China tries drone-based cloud seeding

The 2023/2024 rainy season in Southern Africa is now way past us.

Or what was supposed to be the rainy season anyway; a prolonged dry spell in the region in early 2024 scorched crops and threatened food security for millions of people.

The drought was an expected, if intense, manifestation of typical, interrelated El Niño effects throughout the region. During El Niño years, the probability of drought increases significantly across Zimbabwe, Southern Zambia, Southern Mozambique, Southern Malawi, and South Africa.

But what broke our hearts here was the fact that none of these countries – especially given their close ties with China, the commercial drone capital of the world – ever tried to be proactive and deploy the drones up in the atmosphere for a bit of cloud seeding.

It might have worked. It might have not. But now we will never know, because we did not try.

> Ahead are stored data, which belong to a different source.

+      constexpr int V = VecOf<Real>::V, NV = (MB + V - 1) / V, NP = MB / 2;
+      constexpr bool TAIL = MB % 2 != 0;
+      static_assert(V % 2 == 0 && std::is_same<ST, WallPairs<Real, MB>>::value, "the state arrives as pairs of branches");
       const Real two = 2.0, one = 1.0;
-      const Real g = lo2 * sf * L.beta[k];
-      Real cf[WALL_UROWS][NV * V];
-      auto rows = [&](int32_t kk, int r0, int r1) __attribute__((always_inline)) {
+      Real g, fac;
+      if constexpr (HAVE) { g = *cg; fac = *cfac; }
+      else g = lo2 * sf * L.beta[k];
+      pair cf[WALL_UROWS][NV * V / 2];
+      auto rows = [&](int32_t kk, int r0, int r1, int va, int vb) __attribute__((always_inline)) {
          const vec *cp = (const vec *)L.c[kk];
 #pragma unroll
          for (int r = r0; r < r1; r++)
 #pragma unroll
-            for (int v = 0; v < NV; v++) {
+            for (int v = va; v < vb; v++) {
                const vec t = cp[r * (WALL_UROW / V) + v];
 #pragma unroll
-               for (int i = 0; i < V; i++) cf[r][v * V + i] = t[i];
+               for (int i = 0; i < V / 2; i++) cf[r][v * (V / 2) + i] = pair{t[2 * i], t[2 * i + 1]};
             }
       };
-      rows(k, 0, 2);
-      const Real fac = two * lo2 * sf / (one + g);
+      rows(k, 0, 2, 0, NV);
+      if constexpr (!HAVE) {
+         fac = two * lo2 * sf / (one + g);
+         if (cg) { *cg = g; *cfac = fac; }
+      }
       Real u = p;
       u = (u + g * u2) / (one + g);
+      pair t[NP > 0 ? NP : 1];
+      Real ts = Real(0);
+#pragma unroll
+      for (int j = 0; j < NP; j++)
+         if (!SKIP || 2 * j < nb) t[j] = fac * (cf[0][j] * v1.p[j] - cf[1][j] * g1.p[j]);
+      if constexpr (TAIL) { if (!SKIP || MB - 1 < nb) ts = fac * (cf[0][NP].x * v1.s - cf[1][NP].x * g1.s); }
 #pragma unroll
       for (int m = 0; m < MB; m++)
-         if (!SKIP || m < nb) u = u - fac * (cf[0][m] * v1[m] - cf[1][m] * g1[m]);
+         if (!SKIP || m < nb) u = u - (m < 2 * NP ? t[m / 2][m % 2] : ts);
       const Real du = u - u2;
       int32_t k2 = k;
       asm("" : "+v"(k2) : "v"(du));
-      rows(k2, 2, WALL_UROWS);
-#pragma unroll
-      for (int m = 0; m < MB; m++) {
-         if (!SKIP || m < nb) {
-            const Real v0 = cf[2][m] * du + cf[3][m] * v1[m] - cf[4][m] * g1[m];
-            g1o[m] = g1[m] + (v0 + v1[m]) / two;
-            v1o[m] = v0;
-         } else { g1o[m] = g1[m]; v1o[m] = v1[m]; }
+      rows(k2, 2, WALL_UROWS, 0, NV < 2 ? NV : 2);
+#pragma unroll
+      for (int j = 0; j < NP; j++) {
+         if (NV > 2 && j * 2 == V) {
+            int32_t k3 = k;
+            asm("" : "+v"(k3) : "v"(g1o.p[V / 2 - 1]));
+            rows(k3, 2, WALL_UROWS, 2, NV);
+         }
+         if (!SKIP || 2 * j < nb) {
+            const pair v0 = cf[2][j] * du + cf[3][j] * v1.p[j] - cf[4][j] * g1.p[j];
+            const pair gn = g1.p[j] + (v0 + v1.p[j]) / two;
+            if (!SKIP || 2 * j + 1 < nb) { g1o.p[j] = gn; v1o.p[j] = v0; }
+            else {
+               pair go = g1.p[j], vo = v1.p[j];
+               go.x = gn.x; vo.x = v0.x;
+               g1o.p[j] = go; v1o.p[j] = vo;
+            }
+         } else { g1o.p[j] = g1.p[j]; v1o.p[j] = v1.p[j]; }
+      }
+      if constexpr (TAIL) {
+         if (!SKIP || MB - 1 < nb) {
+            const Real v0 = cf[2][NP].x * du + cf[3][NP].x * v1.s - cf[4][NP].x * g1.s;
+            g1o.s = g1.s + (v0 + v1.s) / two;
+            v1o.s = v0;
+         } else { g1o.s = g1.s; v1o.s = v1.s; }
       }
       return u;
    } else {
@@ -198,6 +246,7 @@
    if (ms >= me) return;
    const LDS &lds = *ldsp;
    constexpr int NB = UB > 0 ? UB : MC, NQ = UB > 0 ? UB : 12;
+   Real Fcg[3] = {}, Fcf[3] = {};
    static_assert(UB == 0 || (PR > 0 && NS == 3 && UB <= MC), "uniform branch counts: profiled three-step bodies");
    constexpr bool CG = GD > 0;
    static_assert(!CG || (FAST && NS == 3 && GD + 3 <= DP), "constant pencil geometry: alike blocks of three-step launches");
@@ -268,12 +317,15 @@
             if (k >= rko0 && k < rko1) pl[(int64_t)k * sn] = v[k];
       }
    };
-   auto fd_fetch = [&](const uint4 E, Real(&v)[12], Real(&g)[12], Real &sf, Real &u2, Real &x1v, int32_t &k) __attribute__((always_inline)) {
+   auto fd_fetch = [&](const uint4 E, auto &v, auto &g, Real &sf, Real &u2, Real &x1v, int32_t &k) __attribute__((always_inline)) {
       if (NODES && (E.w & 31u) != 0u) {
          const int32_t li = (int32_t)(E.w >> 8);
 #pragma unroll
          for (int m = 0; m < 12; m++)
-            if (m < NB) { v[m] = wp.sv_in[st_idx(m, li)]; g[m] = wp.sg_in[st_idx(m, li)]; }
+            if (m < NB) {
+               if constexpr (UB > 0) { v.set(m, wp.sv_in[st_idx(m, li)]); g.set(m, wp.sg_in[st_idx(m, li)]); }
+               else { v[m] = wp.sv_in[st_idx(m, li)]; g[m] = wp.sg_in[st_idx(m, li)]; }
+            }
          sf = wp.ssaf[li];
          k = wp.mat[li];
          u2 = wp.x2[li];
@@ -294,7 +346,7 @@
    };
 
    auto update = [&](auto stage, int m, const Real(&Prv)[DP], const Real(&Cur)[DP], const Real(&Nxt)[DP], const Real(&Old)[DP], const uint4 E,
-                     Real(&Out)[DP], bool own_m, const Real(&Fv)[12], const Real(&Fg)[12], Real(&Fvo)[12], Real(&Fgo)[12], Real Fsf, Real Fu2,
+                     Real(&Out)[DP], bool own_m, const auto &Fv, const auto &Fg, auto &Fvo, auto &Fgo, Real Fsf, Real Fu2,
                      int32_t Fk, Real &nval, bool &st) __attribute__((always_inline)) {
       constexpr int STAGE = decltype(stage)::value;
       if constexpr (FAST) {
@@ -322,9 +374,15 @@
             if (HI && ng_hi) Out[DP - 2] = abc_loss<SG>(Out[DP - 2], Old[DP - 2], wp.l);
             if constexpr (sw5 != 0u) {
                const bool owner = own_m && own_lane && sk0 >= rko0 && sk0 < rko1;
-               if (eval_lane && (STAGE < NS || STAGE == 1 || owner)) {
-                  if constexpr (UB > 0) pfd = fd_regs<Real, MC, LDS, UB, true, USK>(pfd, Fu2, Fsf, Fk, Fv, Fg, Fvo, Fgo, lds, wp.lo2, USK ? wp.mmax : UB);
-                  else pfd = fd_regs<Real, MC>(pfd, Fu2, Fsf, Fk, Fv, Fg, Fvo, Fgo, lds, wp.lo2);
+               if constexpr (UB > 0) {
+                  const bool need = eval_lane && (STAGE < NS || STAGE == 1 || owner);
+                  if (__ballot(need) != 0ull) {
+                     pfd = fd_regs<Real, MC, LDS, UB, true, USK, (STAGE > 1)>(pfd, Fu2, Fsf, Fk, Fv, Fg, Fvo, Fgo, lds, wp.lo2, USK ? wp.mmax : UB, &Fcg[STAGE - 1], &Fcf[STAGE - 1]);
+                     st = owner;
+                     nval = pfd;
+                  }
+               } else if (eval_lane && (STAGE < NS || STAGE == 1 || owner)) {
+                  pfd = fd_regs<Real, MC>(pfd, Fu2, Fsf, Fk, Fv, Fg, Fvo, Fgo, lds, wp.lo2);
                   st = owner;
                   nval = pfd;
                }
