struct NetDev {
  const float* aux;
  const float* pos_mask;
  const float* dir_mask;
  int32_t n_layers;
  uint32_t skip_mask;
  int32_t n_freqs_pos, n_freqs_dir;
  uint32_t* status;
};

__device__ __forceinline__ void sincos_f32(float a, float& s_out, float& c_out) {
  const float n = rintf(a * 0.63661977236758134f);
  float r = __builtin_fmaf(-n, 1.57079625129699707031e+00f, a);
  r = __builtin_fmaf(-n, 7.54978941586159635335e-08f, r);
  r = __builtin_fmaf(-n, 5.39030252995776476554e-15f, r);
  const float r2 = r * r;
  float ps = __builtin_fmaf(r2, -1.9515295891e-4f, 8.3321608736e-3f);
  ps = __builtin_fmaf(r2, ps, -1.6666654611e-1f);
  const float sn = __builtin_fmaf(r * r2, ps, r);
  float pc = __builtin_fmaf(r2, 2.443315711809948e-5f, -1.388731625493765e-3f);
  pc = __builtin_fmaf(r2, pc, 4.166664568298827e-2f);
  const float cs = __builtin_fmaf(r2 * r2, pc, __builtin_fmaf(r2, -0.5f, 1.0f));
  const int q = (int)n & 3;
  const float s1 = (q & 1) ? cs : sn;
  const float c1 = (q & 1) ? sn : cs;
  s_out = (q & 2) ? -s1 : s1;
  c_out = ((q + 1) & 2) ? -c1 : c1;
}

template <int NKS, bool F16, bool X3, bool SAVE = false, bool LS = (F16 && X3)>
__device__ __forceinline__ void encode(float x0, float x1, float x2, int n_freqs, const float* __restrict__ freqs,
                                       const float* __restrict__ mask, int g, Frag (&out)[NKS], uint32_t* save = nullptr) {
  constexpr int SLOTS = 8 * NKS;
  float v[SLOTS];
  const int P = 3 * n_freqs;
#pragma unroll
  for (int i = 0; i < SLOTS / 2; ++i) {
    const int p = 4 * i + g;
    const bool ok = p < P;
    const int ps = ok ? p : 0;
    const int band = (ps * 11) >> 5;
    const int coord = ps - 3 * band;
    const float xc = coord == 0 ? x0 : (coord == 1 ? x1 : x2);
    float s, c;
    if constexpr (X3) {
      sincos_f32(xc * freqs[band], s, c);
    } else {
      const float rev = (xc * freqs[band]) * 0.15915494309189535f;
      const float fr = __builtin_amdgcn_fractf(rev);
      s = __builtin_amdgcn_sinf(fr);
      c = __builtin_amdgcn_cosf(fr);
    }
    v[2 * i] = ok ? s * mask[3 + band * 6 + coord] : 0.f;
    v[2 * i + 1] = ok ? c * mask[3 + band * 6 + 3 + coord] : 0.f;
  }
  if (g == 2) {
    v[SLOTS - 2] = x0 * mask[0];
    v[SLOTS - 1] = x1 * mask[1];
  }
  if (g == 3) v[SLOTS - 2] = x2 * mask[2];
#pragma unroll
  for (int k = 0; k < NKS; ++k) split_store<F16, X3, LS>(&v[8 * k], out[k]);
  if constexpr (SAVE) {
    typedef __attribute__((ext_vector_type(4))) uint32_t u32x4;
    typedef __attribute__((ext_vector_type(2))) uint32_t u32x2;
#pragma unroll
    for (int k = 0; k < NKS; ++k) {
      const u32x4 h = __builtin_bit_cast(u32x4, out[k].hi), l = __builtin_bit_cast(u32x4, out[k].lo);
#pragma unroll
      for (int i = 0; i < 4; ++i) {
        if (X3) __builtin_nontemporal_store((u32x2){h[i], l[i]}, reinterpret_cast<u32x2*>(save + (16 * k + i) * kTRow * 2));
        else __builtin_nontemporal_store(h[i], save + (16 * k + i) * kTRow);
      }
    }
  }
}

enum : int { EPI_RELU_CVT = 0, EPI_LAST_FULL = 1, EPI_LAST_DENS = 4, EPI_CVT = 2, EPI_RGB = 3, EPI_NONE = 5 };

struct Heads {
  float sigma;
  float rgb[3];
  RangeState rs;
};

template <bool F16>
__device__ __forceinline__ f32x4 mfma16(const s16x8& a, const s16x8& b, const f32x4& c) {
  if (F16)
    return __builtin_amdgcn_mfma_f32_16x16x32_f16(__builtin_bit_cast(f16x8, a), __builtin_bit_cast(f16x8, b), c, 0, 0, 0);
  return __builtin_amdgcn_mfma_f32_16x16x32_bf16(__builtin_bit_cast(bf16x8, a), __builtin_bit_cast(bf16x8, b), c, 0, 0, 0);
}
struct AFrag {
  s16x8 hi, lo;
};
constexpr int kKD = FSN_KLOOP_D;
constexpr int kNS = FSN_KLOOP_NSETS;
struct ARing {
  AFrag cur[kNS > 3 ? kNS : 3];
};
template <int PREC>
__device__ __forceinline__ void load_afrag(const char* p, AFrag& f) {
  f.hi = *reinterpret_cast<const s16x8*>(p);
  if (prec_reads_w_lo(PREC)) f.lo = *reinterpret_cast<const s16x8*>(p + 1024);
}
template <int PREC>
__device__ __forceinline__ void unit_mfma_r(const AFrag& a, const Frag& b, f32x4& acc, f32x4& cor) {
  constexpr bool F16 = prec_is_f16(PREC), X3 = prec_is_x3(PREC);
  acc = mfma16<F16>(a.hi, b.hi, acc);
  if (X3) {
    f32x4& c = prec_one_acc(PREC) ? acc : cor;
    if (prec_reads_w_lo(PREC)) c = mfma16<F16>(a.lo, b.hi, c);
    c = mfma16<F16>(a.hi, b.lo, c);
  }
}

template <int PREC>
__device__ __forceinline__ void unit_mfma(const char* ubase, const Frag& b, f32x4& acc, f32x4& cor) {
  constexpr bool F16 = prec_is_f16(PREC), X3 = prec_is_x3(PREC);
  const s16x8 ah = *reinterpret_cast<const s16x8*>(ubase);
  acc = mfma16<F16>(ah, b.hi, acc);
  if (X3) {
    f32x4& c = prec_one_acc(PREC) ? acc : cor;
    if (prec_reads_w_lo(PREC)) {
      const s16x8 al = *reinterpret_cast<const s16x8*>(ubase + 1024);
      c = mfma16<F16>(al, b.hi, c);
    }
    c = mfma16<F16>(ah, b.lo, c);
  }
}

__device__ __forceinline__ float relu_f32(float v) {
  const int b = __builtin_bit_cast(int, v);
  return __builtin_bit_cast(float, b < 0 ? 0 : b);
}

struct NoHook {
  static constexpr bool kZeroInit = false;
  static constexpr bool kPacked = false;
  static constexpr bool kLayerEnd = false;
  __device__ __forceinline__ void pre(int) {}
  __device__ __forceinline__ void post(int, float (&)[8]) {}
};

// ... 355 lines not shown
    const f32x4 b0 = *reinterpret_cast<const f32x4*>(bias + 32 * tp + 4 * g);
    const f32x4 b1 = *reinterpret_cast<const f32x4*>(bias + 32 * tp + 16 + 4 * g);
    f32x4 a00 = b0, a01 = b1, a10 = b0, a11 = b1;
#pragma unroll
    for (int ks = 0; ks < KS; ++ks) {
      const Frag& x0 = ks < KS_ACT ? act[0][ks < KS_ACT ? ks : 0] : enc[0][ks >= KS_ACT ? ks - KS_ACT : 0];
      const Frag& x1 = ks < KS_ACT ? act[1][ks < KS_ACT ? ks : 0] : enc[1][ks >= KS_ACT ? ks - KS_ACT : 0];
      const int u = (tp * KS + ks) * 2;
      if (((u + kLead) % UPP == 0 && u + kLead <= TOTAL) || (u + kLead == TOTAL && TOTAL % UPP != 0)) st.open_next();
      if (u % UPP == 0) st.enter_phase();
      AFrag nxt[2];
      const int v = u + 2;
      const char* src = (v < TOTAL) ? ((v / UPP == u / UPP) ? st.c_base : st.n_base) + (v % UPP) * UB
                                    : st.n_base + (v - TOTAL) * UB;
      load_afrag<PREC>(src, nxt[0]);
      load_afrag<PREC>(src + UB, nxt[1]);
      a00 = mfma16<F16>(ring.cur[0].hi, x0.hi, a00);
      a10 = mfma16<F16>(ring.cur[0].hi, x1.hi, a10);
      a01 = mfma16<F16>(ring.cur[1].hi, x0.hi, a01);
      a11 = mfma16<F16>(ring.cur[1].hi, x1.hi, a11);
      ring.cur[0] = nxt[0];
      ring.cur[1] = nxt[1];
      __builtin_amdgcn_sched_group_barrier(0x100, 2, 0);
      __builtin_amdgcn_sched_group_barrier(0x008, 4, 0);
      __builtin_amdgcn_sched_barrier(0);
    }
    pair_epilogue<PREC, NP_OUT, EPI>(net, tp, a00, a01, a00, a01, out[0], heads[0], g, hk);
    pair_epilogue<PREC, NP_OUT, EPI>(net, tp, a10, a11, a10, a11, out[1], heads[1], g, hk);
  }
}

template <int PREC, int NT = 0>
__device__ __forceinline__ void prime_ring(const WStream& st, ARing& ring) {
  constexpr int UB = prec_is_x3(PREC) ? 2048 : 1024;
  if (kKloopAsm && prec_is_x3(PREC) && NT == 8) {
#pragma unroll
    for (int i = 0; i < kKD; ++i) load_afrag<PREC>(st.n_base + i * UB, ring.cur[i]);
#pragma unroll
    for (int i = kKD; i < (kNS > 3 ? kNS : 3); ++i) ring.cur[i] = ring.cur[0];
    return;
  }
#ifdef FSN_X3_PF1
  if (prec_is_x3(PREC)) {
    load_afrag<PREC>(st.n_base, ring.cur[0]);
    return;
  }
#else
  if (prec_is_x3(PREC)) return;
#endif
  load_afrag<PREC>(st.n_base, ring.cur[0]);
  load_afrag<PREC>(st.n_base + UB, ring.cur[1]);
  if (!prec_is_x3(PREC)) ring.cur[0].lo = ring.cur[1].lo = ring.cur[0].hi;
}

struct NoSave {
  static constexpr bool kSave = false;
  using Hook = NoHook;
  __device__ __forceinline__ Hook hidden(int) const { return {}; }
  __device__ __forceinline__ Hook branch() const { return {}; }
  __device__ __forceinline__ uint32_t* enc_pos(int) const { return nullptr; }
  __device__ __forceinline__ uint32_t* enc_dir(int) const { return nullptr; }
  __device__ __forceinline__ void layer_done(int, Hook&) const {}
};

#define FSN_PER_GROUP(Q, ...)               \
  do {                                      \
    {                                       \
      constexpr int Q = 0;                  \
      __VA_ARGS__                           \
    }                                       \
    if constexpr (NG == 2) {                \
      constexpr int Q = NG - 1;             \
      __VA_ARGS__                           \
    }                                       \
  } while (0)

#define FSN_TEMPLATE_ARGS(...) __VA_ARGS__
#define FSN_GEMM_LAYER(TA, BIAS, IN, ENC, OUT)                                                                          \
  do {                                                                                                                  \
    if constexpr (NG == 1) gemm_layer<FSN_TEMPLATE_ARGS TA>(st, net, BIAS, IN[0], ENC[0], OUT[0], heads[0], ring, g, hk); \
    else gemm_layer_two_groups<FSN_TEMPLATE_ARGS TA>(st, net, BIAS, IN, ENC, OUT, heads, ring, g);                       \
  } while (0)

template <int NT, int PREC, bool FULL, int NG, class Src, class SV>
__device__ __forceinline__ void mlp_tile(WStream& st, const NetDev& net, const Src (&src)[NG], ARing& ring,
                                         float (&sigma)[NG], float (&rgb)[NG][3], const SV& sv) {
  constexpr int NA = NT;
  constexpr bool F16 = prec_is_f16(PREC), X3 = prec_is_x3(PREC), LS = prec_lo_scaled(PREC);
  static_assert(NG == 1 || (NG == 2 && !X3 && std::is_same<SV, NoSave>::value), "sample groups per wave");
  const int g = (threadIdx.x >> 4) & 3;
  constexpr int D = 32 * NT;
  const int L = net.n_layers;
  const float* misc = net.aux + (L + 5) * D;
  Frag A[NG][NA], B[NG][NA];
  Frag none[NG][1];
  Heads heads[NG];
  FSN_PER_GROUP(q, heads[q] = Heads{0.f, {0.f, 0.f, 0.f}, {0u, 0u, 0u}};);
#define FSN_ENC_POS(SAVE, PE)                                                                                 \
  FSN_PER_GROUP(q, float px, py, pz; src[q].pos(px, py, pz);                                                     \
                encode<kKsPos, F16, X3, SAVE, LS>(px, py, pz, net.n_freqs_pos, misc + 4, net.pos_mask, g, PE[q], \
                                                  SAVE ? sv.enc_pos(g) : nullptr);)
  {
    Frag pe[NG][kKsPos];
    FSN_ENC_POS(SV::kSave, pe);
    typename SV::Hook hk = sv.hidden(0);
    FSN_GEMM_LAYER((PREC, NT, 0, kKsPos, EPI_RELU_CVT), 0, none, pe, A);
    sv.layer_done(0, hk);
  }
#define FSN_HIDDEN(EPI, IN, OUT, LIDX)                                                              \
  do {                                                                                              \
    typename SV::Hook hk = sv.hidden(LIDX);                                                         \
    if ((net.skip_mask >> ((LIDX)-1)) & 1u) {                                                       \
      Frag pe2[NG][kKsPos];                                                                         \
      FSN_ENC_POS(false, pe2);                                                                      \
      FSN_GEMM_LAYER((PREC, NT, NA, kKsPos, EPI), (LIDX)*D, IN, pe2, OUT);   \
    } else                                                                                          \
      FSN_GEMM_LAYER((PREC, NT, NA, 0, EPI), (LIDX)*D, IN, none, OUT);       \
    sv.layer_done(LIDX, hk);                                                                        \
  } while (0)
  for (int l = 1; l <= L - 2; l += 2) {
    FSN_HIDDEN(EPI_RELU_CVT, A, B, l);
    if (l + 1 <= L - 2) {
      FSN_HIDDEN(EPI_RELU_CVT, B, A, l + 1);
    } else {
      FSN_PER_GROUP(q, Frag(&a)[NA] = A[q]; const Frag(&b)[NA] = B[q];
                    _Pragma("unroll") for (int i = 0; i < NA; ++i) a[i] = b[i];);
    }
  }
  FSN_HIDDEN((FULL ? EPI_LAST_FULL : EPI_LAST_DENS), A, B, L - 1);
#undef FSN_HIDDEN
#undef FSN_ENC_POS
  {
    float sg[NG];
    FSN_PER_GROUP(q, sg[q] = heads[q].sigma;);
    FSN_PER_GROUP(q, sg[q] += __shfl_xor(sg[q], 16, 64););
    FSN_PER_GROUP(q, sg[q] += __shfl_xor(sg[q], 32, 64););
    FSN_PER_GROUP(q, sigma[q] = sg[q] + misc[0];);
  }
  if (FULL) {
    {
      typename SV::Hook hk = sv.hidden(L);
      FSN_GEMM_LAYER((PREC, NT, NA, 0, EPI_CVT), L * D, B, none, A);
      sv.layer_done(L, hk);
    }
    Frag de[NG][kKsDir];
    FSN_PER_GROUP(q, float dx, dy, dz; src[q].dir(dx, dy, dz);
                  encode<kKsDir, F16, X3, SV::kSave, LS>(dx, dy, dz, net.n_freqs_dir, misc + 20, net.dir_mask, g, de[q], sv.enc_dir(g)););
    {
      typename SV::Hook hk = sv.branch();
      FSN_GEMM_LAYER((PREC, NT / 2, NA, kKsDir, EPI_RGB), (L + 1) * D, A, de, B);
      sv.layer_done(L + 1, hk);
    }
#pragma unroll
    for (int c = 0; c < 3; ++c) {
      float z[NG];
      FSN_PER_GROUP(q, z[q] = heads[q].rgb[c];);
      FSN_PER_GROUP(q, z[q] += __shfl_xor(z[q], 16, 64););
      FSN_PER_GROUP(q, z[q] += __shfl_xor(z[q], 32, 64););
      FSN_PER_GROUP(q, z[q] += misc[1 + c]; rgb[q][c] = 1.0f / (1.0f + expf(-z[q])););
    }
  }
  if constexpr (F16) {
    if constexpr (NG == 2) asm("v_pk_max_u16 %0, %0, %1" : "+v"(heads[0].rs.fmax) : "v"(heads[1].rs.fmax));
    range_layer_end<false>(heads[0].rs);
    range_report(net.status, heads[0].rs);
  }
}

In Northwest China’s Xinjiang Uygur autonomous region, where a drought is currently threatening, the government has deployed drones for cloud structure detection and boosting cloud seeding capacity to improve ecological environment conditions in the area, according to China Meteorological Administration (CMA).

Reports out of China say the experiment was carried out at the weekend in Xinjiang’s Bayanbulak area.

The report did not identify the drone manufacturer, but described the drone as large, measuring 10.5 meters in length, 3.1 meters in height and with a wingspan of 20.2 meters.

It was said to fly for up to 40 hours, and at an altitude of up to 10,000 meters, covering a maximum distance of 8,000 km when fully loaded.

According to Cai Miao, a staffer with the Weather Modification Centre of CMA, the large drone, equipped with a detection system, can more precisely identify the timing and conditions for precipitation, and increase cloud seeding capacity.

“Deploying drones in precipitation operations contributes to improving regional ecological environment, vegetation growth, and enhancing water conservation capacity,” Cai said.

It looks like there was some success with this experiment, which we first reported to have been tried in the United Arab Emirates, one of driest places in the world.

It is well and good that statemen in the countries affected by drought have sent out SOS’s to world humanitarian organisation to feed their populations.

But we do feel that, before then, some forays with drones into the lower atmosphere to trigger some form of precipitation certainly would not have hurt.

Especially since this is not the first time China has tried to induce rainfall using cloud-seeding drones: when the heatwave in China’s Sichuan province persisted in 2022, the government deployed drones to seed rain clouds to try and trigger some form of rainfall in the area.

At the time, a China news daily reported that on Thursday, the Chinese government, through the China Meteorological Administration “used its self-developed Wing Loong-2H UAV to assist fight against drought in SW China’s Sichuan.

“The drone ignited 20 silver iodide flame bars during its 4-hour flight to create “artificial rain” for the drought-hit region.”